In a surprise move, the company that produced the first drug-coated heart stent, Cypher, now will abandon it, with sales barely a quarter of their peak five years ago. At the same time, J&J will cut hundreds of jobs, shutter two factories and take a charge of $500 million to $600 million in the current quarter as it restructures its Cordis heart device business.

"We watched the (drug-coated stent) market continue to evolve over the last several years," with rising competition forcing down prices, Seth Fischer, worldwide group chairman of Cordis Corp., told The Associated Press.

"In 2012, we expect to see new (drug-coated stents) come to the market," from two and possibly all three of its main competitors, Fischer said in explaining J&J's decision.

Stents, mesh-wire tubes used to hold arteries open after they are surgically cleared of fatty plaque, were the hot option for patients with clogged arteries in the 1990s and the first half of the last decade. Cypher and other newer-generation stents, coated with drugs to prevent scar tissue from forming over the tube and re-narrowing the artery months after the procedure, supplanted the original bare-metal ones and sales jumped.

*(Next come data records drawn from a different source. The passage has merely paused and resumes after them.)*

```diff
@@ -115,7 +201,7 @@
     attr = hipFuncSetAttribute(reinterpret_cast<const void*>(Kern), hipFuncAttributeMaxDynamicSharedMemorySize, (int)lds);
   });
   if (attr != hipSuccess) return attr;
-  hipLaunchKernelGGL(Kern, dim3((unsigned)nb), dim3(NTH), lds, st, a);
+  hipLaunchKernelGGL(Kern, dim3((unsigned)nb), dim3(NT), lds, st, a);
   return hipGetLastError();
 }
 
diff --git a/medical-vision-textural-bias_amd/csrc/split_bf16.h b/medical-vision-textural-bias_amd/csrc/split_bf16.h
--- a/medical-vision-textural-bias_amd/csrc/split_bf16.h
+++ b/medical-vision-textural-bias_amd/csrc/split_bf16.h
@@ -40,4 +40,15 @@
   hi = __builtin_amdgcn_mfma_f32_16x16x32_bf16(a[0], b[0], hi, 0, 0, 0);
 }
 
+typedef float f32x16s __attribute__((ext_vector_type(16)));
+
+__device__ __forceinline__ void mfma_split6_32(const bf16x8 (&a)[3], const bf16x8 (&b)[3], f32x16s& hi, f32x16s& lo) {
+  lo = __builtin_amdgcn_mfma_f32_32x32x16_bf16(a[1], b[1], lo, 0, 0, 0);
+  lo = __builtin_amdgcn_mfma_f32_32x32x16_bf16(a[0], b[2], lo, 0, 0, 0);
+  lo = __builtin_amdgcn_mfma_f32_32x32x16_bf16(a[2], b[0], lo, 0, 0, 0);
+  lo = __builtin_amdgcn_mfma_f32_32x32x16_bf16(a[0], b[1], lo, 0, 0, 0);
+  lo = __builtin_amdgcn_mfma_f32_32x32x16_bf16(a[1], b[0], lo, 0, 0, 0);
+  hi = __builtin_amdgcn_mfma_f32_32x32x16_bf16(a[0], b[0], hi, 0, 0, 0);
 }
+
+}
```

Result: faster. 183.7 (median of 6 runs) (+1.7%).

But the medical consensus has changed as studies indicated many patients would do just as well by taking medicines to prevent heart attack or stroke and skipping the expensive, although minimally invasive, procedure to insert a stent. That's cut into sales, along with a recession and slow recovery that's left many unemployed, uninsured patients unable to afford a stent procedure.

So J&J, based in New Brunswick, N.J., said Cordis will stop making Cypher and Cypher Select drug-coated stents by year-end, and it will also stop development of a new drug-coated stent called Nevo. Cordis will focus on other areas of the heart device market where there is greater demand.

That includes various diagnostic and other heart treatment products, plus stents for blood vessels outside the heart, particularly in the legs and feet. J&J also is developing a new stent to treat life-threatening aneurysms in the abdominal aorta, a major vessel that distributes blood to arteries below the waist. That product, called Incraft, is in human testing in Europe.

Cypher once was the market leader and is still J&J's top-selling stent, but its market share has fallen steadily over the last several years as rivals Abbott Laboratories, Boston Scientific Corp. and Medtronic Inc. have introduced new stents and grabbed customers.

Cypher sales fell from a peak of about $2.6 billion in 2006 to $1.35 billion in 2008 and just $627 million last year.

The field is so competitive that the companies have repeatedly sued each other over alleged patent infringements. Just last Tuesday, a federal appeals court affirmed a decision voiding four J&J stent patents in a lawsuit brought by Boston Scientific.

Fischer said in an interview that its rivals have been competing directly with Cypher with products that infringe on J&J's patents, which the company continues to defend.

"There's a belief in the marketplace that these (rivals' stents) are very good products and support the physician needs and the patient needs, more importantly," Fischer said.

He said J&J believes the newer heart stents expected from rivals next year will not "offer any better safety or efficacy than Cypher," but will be easier for doctors to insert.

Typically, stents are put on the tip of a catheter, inserted through a small incision in the groin or arm and then threaded up through blood vessels to the heart, where they are pushed into place and inflated to widen the narrow opening.

J&J will eliminate up to 1,000 jobs as it consolidates a research and development team and shuts two manufacturing plants, the San German, Puerto Rico plant where Cypher is made and one in Cashel, Ireland, where Nevo was to be manufactured.

In late-morning trading, J&J shares fell 46 cents to $66.64.